Cannabis: Why Choose Seeds from Plants Grown Outdoors

The plants that grow and develop in large populations under natural conditions and that manage to overcome the various stages of growth until they reach the flowering phase with minimum human intervention, are the most vigorous plants, they are the ‘winners’. These characteristics will be transmitted to the following generations and after a few years of growth these  populations  will retain certain characteristics,  typical of the origin group while preserving a rich gene pool that will guarantee a wide range of genes able to give plants a good adaptability even with diverse climatic conditions, fast growth and resistance to parsassites.
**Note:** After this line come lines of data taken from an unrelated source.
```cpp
DEV bool obb_overlap(const Geom& A, const Geom& B, V3 ha, V3 hb) {
  const V3 d = B.x - A.x;
  float Rm[3][3], aR[3][3];
#pragma unroll
  for (int i = 0; i < 3; i++)
#pragma unroll
    for (int j = 0; j < 3; j++) {
      Rm[i][j] = dot(col(A.R, i), col(B.R, j));
      aR[i][j] = fabsf(Rm[i][j]);
    }
  const float hA[3] = {ha.x, ha.y, ha.z}, hB[3] = {hb.x, hb.y, hb.z};
  bool sep = false;
#pragma unroll
  for (int i = 0; i < 3; i++) {
    const float t = dot(d, col(A.R, i));
    sep |= fabsf(t) > hA[i] + hB[0] * aR[i][0] + hB[1] * aR[i][1] + hB[2] * aR[i][2];
  }
#pragma unroll
  for (int j = 0; j < 3; j++) {
    const float u = dot(d, col(B.R, j));
    sep |= fabsf(u) > hB[j] + hA[0] * aR[0][j] + hA[1] * aR[1][j] + hA[2] * aR[2][j];
  }
  (void)Rm;
  return !sep;
}

template <class Sink>
DEV void plane_box(Sink& cs, const Geom& P, const Geom& B, V3 hb) {
  const V3 nz = col(P.R, 2);
  const float h[3] = {hb.x, hb.y, hb.z};
  float cd[8];
  V3 cp[8];
  int cnt = 0;
#pragma unroll
  for (int k = 0; k < 8; k++) {
    cd[k] = 0.f;
    cp[k] = V3{0.f, 0.f, 0.f};
  }
#pragma unroll
  for (int k = 0; k < 8; k++) {
    const V3 l = V3{(k & 1) ? h[0] : -h[0], (k & 2) ? h[1] : -h[1], (k & 4) ? h[2] : -h[2]};
    const V3 w = B.x + mul(B.R, l);
    const float d = dot(w - P.x, nz);
    if (d <= 0.f) {
      const V3 pw = w - nz * (0.5f * d);
// ... 359 lines not shown
  wave_argmax(best, bi);
  const int wl = bi & 63;
  const V3 p = V3{__int_as_float(__builtin_amdgcn_readlane(__float_as_int(bx), wl)),
                  __int_as_float(__builtin_amdgcn_readlane(__float_as_int(by), wl)),
                  __int_as_float(__builtin_amdgcn_readlane(__float_as_int(bz), wl))};
  return G.x + mul(G.R, p);
}

struct SVx {
  V3 w, a, b;
};
struct GPair {
  const Geom& A;
  const Geom& B;
};
DEV SVx mk_sv(const GPair& P, V3 dir) {
  SVx s;
  s.a = support_wave(P.A, dir);
  s.b = support_wave(P.B, -dir);
  s.w = s.a - s.b;
  return s;
}
DEV bool gjk_line(const SVx& s0, const SVx& s1, int& n, V3& dir) {
  const V3 ab = s1.w - s0.w, ao = -s0.w;
  if (dot(ab, ao) > 0.f) {
    dir = cross(cross(ab, ao), ab);
    n = 2;
    return norm(dir) < 1e-12f * (1.f + dot(ab, ab));
  }
  n = 1;
  dir = ao;
  return false;
}
DEV bool gjk_tri(const SVx& s0, SVx& s1, SVx& s2, int& n, V3& dir) {
  const V3 ab = s1.w - s0.w, ac = s2.w - s0.w, ao = -s0.w;
  const V3 abc = cross(ab, ac);
  if (dot(cross(abc, ac), ao) > 0.f) {
    if (dot(ac, ao) > 0.f) {
      s1 = s2;
      n = 2;
      dir = cross(cross(ac, ao), ac);
      return false;
    }
    n = 2;
    return gjk_line(s0, s1, n, dir);
  }
  if (dot(cross(ab, abc), ao) > 0.f) {
    n = 2;
    return gjk_line(s0, s1, n, dir);
  }
  const float dd = dot(abc, ao);
  n = 3;
  if (fabsf(dd) < 1e-12f * (1.f + dot(abc, abc))) return true;
  if (dd > 0.f) dir = abc;
  else {
    const SVx t = s1;
    s1 = s2;
    s2 = t;
    dir = -abc;
  }
  return false;
}
DEV bool gjk_face_out(const SVx& s0, const SVx& b, const SVx& c, const SVx& o) {
  V3 nn = cross(b.w - s0.w, c.w - s0.w);
  if (dot(nn, o.w - s0.w) > 0.f) nn = -nn;
  return dot(nn, -s0.w) > 0.f;
}
DEV bool gjk_tet(const SVx& s0, SVx& s1, SVx& s2, SVx& s3, int& n, V3& dir) {
  n = 3;
  if (gjk_face_out(s0, s1, s2, s3)) return gjk_tri(s0, s1, s2, n, dir);
  if (gjk_face_out(s0, s2, s3, s1)) {
    s1 = s2;
    s2 = s3;
    return gjk_tri(s0, s1, s2, n, dir);
  }
  if (gjk_face_out(s0, s3, s1, s2)) {
    s2 = s1;
    s1 = s3;
    return gjk_tri(s0, s1, s2, n, dir);
  }
  n = 4;
  return true;
}
DEV bool gjk(const GPair& GP, SVx& s0, SVx& s1, SVx& s2, SVx& s3, int& n) {
  V3 dir = GP.A.x - GP.B.x;
  if (norm(dir) < 1e-9f) dir = V3{1.f, 0.f, 0.f};
  s0 = mk_sv(GP, dir);
  n = 1;
  dir = -s0.w;
  for (int it = 0; it < 48; it++) {
    if (norm(dir) < 1e-12f) return true;
    const SVx P = mk_sv(GP, dir);
    if (dot(P.w, dir) < 0.f) return false;
    s3 = s2;
    s2 = s1;
    s1 = s0;
    s0 = P;
    n++;
    const bool hit = n == 2 ? gjk_line(s0, s1, n, dir)
                            : (n == 3 ? gjk_tri(s0, s1, s2, n, dir) : gjk_tet(s0, s1, s2, s3, n, dir));
    if (hit) return true;
  }
  return norm(dir) < 1e-12f;
}

#define EPA_MAXV 38
#define EPA_MAXF 72
struct EFace {
  int vv;
  V3 n;
  float d;
  DEV int v(int k) const { return (vv >> (8 * k)) & 255; }
};
static_assert(EPA_MAXV < 256, "EPA vertex indices are packed in bytes");
DEV bool epa_face(const SVx* V, EFace& f, int a, int b, int c) {
  f.vv = a | (b << 8) | (c << 16);
  const V3 n = cross(V[b].w - V[a].w, V[c].w - V[a].w);
  const float ln = norm(n);
  if (ln < 1e-20f) return false;
  f.n = n * (1.f / ln);
  f.d = dot(f.n, V[a].w);
  return true;
}
DEV void epa_sync() {
  __builtin_amdgcn_fence(__ATOMIC_RELEASE, "wavefront");
  __builtin_amdgcn_wave_barrier();
  __builtin_amdgcn_fence(__ATOMIC_ACQUIRE, "wavefront");
}
DEV int epa_lane() { return (int)(threadIdx.x & 63); }
DEV int epa_prefix(unsigned long long m) {
  return __builtin_amdgcn_mbcnt_hi((unsigned)(m >> 32), __builtin_amdgcn_mbcnt_lo((unsigned)m, 0u));
}
DEV bool epa(const GPair& GP, SVx* V, int nv, V3& nrm, float& depth, V3& pa, V3& pb, EFace* F, int* edges) {
  int nf = 0;
  if (nv == 1) {
    for (int k = 0; k < 6 && nv < 2; k++) {
      const float sg = (k & 1) ? -1.f : 1.f;
      V[nv] = mk_sv(GP, V3{k < 2 ? sg : 0.f, (k >> 1) == 1 ? sg : 0.f, k >= 4 ? sg : 0.f});
      if (norm(V[nv].w - V[0].w) > 1e-7f) nv++;
    }
  }
  if (nv == 2) {
    const V3 ab = V[1].w - V[0].w;
    const V3 ax = fabsf(ab.x) <= fabsf(ab.y) && fabsf(ab.x) <= fabsf(ab.z)
                      ? V3{1.f, 0.f, 0.f}
                      : (fabsf(ab.y) <= fabsf(ab.z) ? V3{0.f, 1.f, 0.f} : V3{0.f, 0.f, 1.f});
    const V3 t = normalize(cross(ab, ax));
    V[2] = mk_sv(GP, t);
    if (norm(cross(V[2].w - V[0].w, ab)) < 1e-10f) V[2] = mk_sv(GP, -t);
    nv = 3;
  }
  if (nv == 3) {
    const V3 n = normalize(cross(V[1].w - V[0].w, V[2].w - V[0].w));
    V[3] = mk_sv(GP, n);
    if (fabsf(dot(V[3].w - V[0].w, n)) < 1e-9f) V[3] = mk_sv(GP, -n);
    nv = 4;
  }
  const int T[4][3] = {{0, 1, 2}, {0, 3, 1}, {0, 2, 3}, {1, 3, 2}};
  const V3 cen = (V[0].w + V[1].w + V[2].w + V[3].w) * 0.25f;
  for (int k = 0; k < 4; k++) {
    if (!epa_face(V, F[nf], T[k][0], T[k][1], T[k][2])) continue;
    if (dot(F[nf].n, V[T[k][0]].w - cen) < 0.f) epa_face(V, F[nf], T[k][0], T[k][2], T[k][1]);
    nf++;
  }
  static_assert(EPA_MAXF <= 128, "two faces per lane");
  const int ln = epa_lane();
  int best = -1;
  for (;;) {
    epa_sync();
    float bd = -3e38f;
    int bi = 0x7fffffff;
    if (ln < nf && F[ln].d < 3e38f) {
      bd = -F[ln].d;
      bi = ln;
    }
// ... 3 lines not shown
    }
    wave_argmax(bd, bi);
    best = bi < nf ? bi : -1;
    if (best < 0) return false;
    const V3 fn = F[best].n;
    const float fd = F[best].d;
    const SVx P = mk_sv(GP, fn);
    const float dist = dot(P.w, fn);
    if (dist - fd < 1e-6f * (1.f + fabsf(dist)) || nv >= EPA_MAXV) break;
    EFace f0, f1;
    bool vis0 = false, vis1 = false;
    if (ln < nf) {
      f0 = F[ln];
      vis0 = dot(f0.n, P.w - V[f0.v(0)].w) > 1e-9f;
    }
    if (ln + 64 < nf) {
      f1 = F[ln + 64];
      vis1 = dot(f1.n, P.w - V[f1.v(0)].w) > 1e-9f;
    }
    const unsigned long long mv0 = __ballot(vis0), mv1 = __ballot(vis1);
    const unsigned long long mk0 = __ballot(ln < nf && !vis0), mk1 = __ballot(ln + 64 < nf && !vis1);
    int ne = 0;
    for (int half = 0; half < 2; half++) {
      unsigned long long m = half ? mv1 : mv0;
      while (m) {
        const int k = 64 * half + __builtin_ctzll(m);
        m &= m - 1ull;
        const EFace f = F[k];
        for (int e = 0; e < 3; e++) {
          const int a = f.v(e), b = f.v((e + 1) % 3);
          int found = -1;
          for (int q0 = 0; q0 < ne && found < 0; q0 += 64) {
            const int q = q0 + ln;
            const unsigned long long hit = __ballot(q < ne && edges[q] == (b | (a << 8)));
            if (hit) found = q0 + __builtin_ctzll(hit);
          }
          epa_sync();
          if (found >= 0) {
            if (ln == 0) edges[found] = edges[ne - 1];
            ne--;
          } else if (ne < EPA_MAXF * 3) {
            if (ln == 0) edges[ne] = a | (b << 8);
            ne++;
          }
          epa_sync();
        }
      }
    }
    epa_sync();
    const int nk0 = __popcll(mk0);
    if (ln < nf && !vis0) F[epa_prefix(mk0)] = f0;
    if (ln + 64 < nf && !vis1) F[nk0 + epa_prefix(mk1)] = f1;
    nf = nk0 + __popcll(mk1);
    const int pi = nv++;
    if (ln == 0) V[pi] = P;
    epa_sync();
    for (int q0 = 0; q0 < ne && nf < EPA_MAXF; q0 += 64) {
      const int q = q0 + ln;
      EFace g;
      const bool ok = q < ne && epa_face(V, g, edges[q] & 255, edges[q] >> 8, pi);
      const unsigned long long mo = __ballot(ok);
      const int pos = nf + epa_prefix(mo);
      if (ok && pos < EPA_MAXF) F[pos] = g;
      nf = min(EPA_MAXF, nf + __popcll(mo));
    }
  }
  epa_sync();
  if (best < 0) return false;
  const EFace& f = F[best];
  const V3 p = f.n * f.d;
  const V3 ra = V[f.v(0)].w - p, rb = V[f.v(1)].w - p, rc = V[f.v(2)].w - p;
  const float den = dot(cross(V[f.v(1)].w - V[f.v(0)].w, V[f.v(2)].w - V[f.v(0)].w), f.n);
  const float lu = den > 1e-15f ? dot(cross(rb, rc), f.n) / den : 1.f;
  const float lv = den > 1e-15f ? dot(cross(rc, ra), f.n) / den : 0.f;
  const float lw = 1.f - lu - lv;
  pa = V[f.v(0)].a * lu + V[f.v(1)].a * lv + V[f.v(2)].a * lw;
  pb = V[f.v(0)].b * lu + V[f.v(1)].b * lv + V[f.v(2)].b * lw;
  nrm = f.n;
  depth = f.d;
  return true;
}

#define EPA_SCRATCH_FLOATS (9 * EPA_MAXV + 5 * EPA_MAXF + 3 * EPA_MAXF)
template <class Sink>
DEV void convex_convex(Sink& cs, const Geom& A, const Geom& B, float* scr) {
  const GPair GP{A, B};
  SVx s0, s1, s2, s3;
  int n = 0;
  if (!gjk(GP, s0, s1, s2, s3, n)) return;
  SVx* V = reinterpret_cast<SVx*>(scr);
  EFace* F = reinterpret_cast<EFace*>(scr + 9 * EPA_MAXV);
  int* edges = reinterpret_cast<int*>(scr + 9 * EPA_MAXV + 5 * EPA_MAXF);
  V[0] = s0;
  if (n > 1) V[1] = s1;
  if (n > 2) V[2] = s2;
  if (n > 3) V[3] = s3;
  V3 nrm, pa, pb;
  float depth;
  if (!epa(GP, V, n, nrm, depth, pa, pb, F, edges)) return;
  if (depth < 0.f) return;
  if ((threadIdx.x & 63) == 0) cs.add(A.g, B.g, -depth, (pa + pb) * 0.5f, nrm);
}

DEV float impedance(const float* si, float pos) {
  const float dmin = fminf(fmaxf(si[0], 1e-4f), 0.9999f), dmax = fminf(fmaxf(si[1], 1e-4f), 0.9999f);
  const float width = si[2], mid = si[3], power = si[4];
  if (dmin == dmax || width <= 1e-15f) return 0.5f * (dmin + dmax);
  const float x = fabsf(pos / width);
  if (x >= 1.f) return dmax;
  if (x <= 0.f) return dmin;
  float y;
  if (power == 1.f) y = x;
  else if (power == 2.f) y = x <= mid ? x * x / mid : 1.f - (1.f - x) * (1.f - x) / (1.f - mid);
  else if (x <= mid) y = powf(x, power) / powf(mid, power - 1.f);
  else y = 1.f - powf(1.f - x, power) / powf(1.f - mid, power - 1.f);
  return dmin + y * (dmax - dmin);
}

#endif
```

mujoco_manip_amd/csrc/mmx_state.h:

```cpp
#ifndef MMX_STATE_H
#define MMX_STATE_H
#include <stdint.h>

#define MMX_NQ_ 30
#define MMX_NV_ 27
#define MMX_NU_ 8
#define MMX_NOBS 85
#define MMX_MAXCON 64
#define MMX_MAXEFC 320
#ifndef MMX_LDSEFC
#define MMX_LDSEFC 128
#endif
#define MMX_OVFEFC (MMX_MAXEFC - MMX_LDSEFC)
#ifndef MMX_CAND_CAP
#define MMX_CAND_CAP 256
#endif
#define MMX_OVF_ARROW_AT(efc) (18 * (MMX_MAXEFC - (efc)))
#define MMX_OVF_HDR_AT(efc) (MMX_OVF_ARROW_AT(efc) + 27 * 27 + 3)
#define MMX_OVF_CAND_AT(efc) (MMX_OVF_HDR_AT(efc) + (MMX_MAXEFC - (efc) + 3) / 4)
#define MMX_OVF_F_AT(efc) ((MMX_OVF_CAND_AT(efc) + (MMX_CAND_CAP + 1) / 2 + 3) / 4 * 4)
#define MMX_OVF_F MMX_OVF_F_AT(MMX_LDSEFC)
#define MMX_NSUBSTEP 16
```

On the other hand, plants grown in greenhouses and guided throughout the vegetative cycle,  only manage to meet the standards and characteristics of the environments with highly controlled environmental parameters (soil, temperature and quantity of light). In this way, they receive an artificial selection and over time their gene pool becomes so poor that if they lived in conditions not identical to the original ones they would soon manifest reactions such as: poor adaptability, slow growth, weak constitution and very few abilities to react to diseases and pests. They will be unprepared for the countless environmental variations, the wind, the sudden change in temperature or in the case of sudden and heavy  storms or torrential rains.

The importance of growing plants from outdoor seeds, that is, coming from outdoor crops, seed become strong by natural selection is in our interest if we want to see our plants develop at their best, healthy and with a strong constitution. It is a bit like the purebred dogs and those raised outdoors in large and spacious farms. The continuous crossbreeding between blood relatives or between individuals who descend from common ancestors, too close,  causes the genes in common to bring out recessive characters bearers of diseases  and constitutional weakness. This is why nature spontaneously favours the crossing of plants even one kilometre away from each other and implements strategies to encourage,  for example, the poor fertility of the pollen of sister plants, that is, the plants that will grow from this fertilization will show little or poor vigour so that, over time, due to a selection phenomenon, the genetic line will tend to become impoverished until it becomes sterile.

We might notice slender plants,  smaller and smaller, that has a short flowering or generally short vegetative cycle. In greenhouses where modern strain selections are made, fertilizations are often forced on small populations where the high degree of kinship between sister plants will favour the appearance of recessive traits. This is one of the reasons why many of us have been disappointed by plants born from the seeds coming from controlled crops and monitored in  greenhouses or indoor.  These plants have been spoiled and weakened by artificial selection, often performed on a very small population of individuals. On the other hand  we all know the vigour and resistance of the “road” plants or seeds found during a journey in which plants lived in outdoor and natural conditions all their lives and all this time.

Hence the increasingly insistent demand from breeders and growers of Landraces and their recovery and preservation, autochthonous breeds, that is, of Cannabis plants coming from large portions of lands  where they have been cultivated for centuries in the most varied and diverse conditions but always outdoors and without the monitoring of artificial selection. These plants today are the object of study and research for their extraordinary ability to resist pests and fungal diseases, for their vigour and strong constitution. This does not mean that growing landrace seeds, grown outdoors, and bringing them into the greenhouse will guarantee a rich harvest. It does not make much sense to carry a strong and naturally selected genetic line outdoors in a greenhouse or in a grow room because it would mean starting a process of weakening the gene pool that would lose a 25% variability and therefore translated in terms of cultivation, already in the the next generation we will notice a decline in births and poor quality of adaptation. In summary then, the more plants we will have outdoors the greater the gene range/array  that they will show, the random crossings within a varied population will guarantee a maintenance of this gene range/diversity  and the subsequent generations will benefit from this genetic variety.

Choosing  seeds from plants grown in natural conditions (outdoor) will ensure a rich harvest with minimum effort.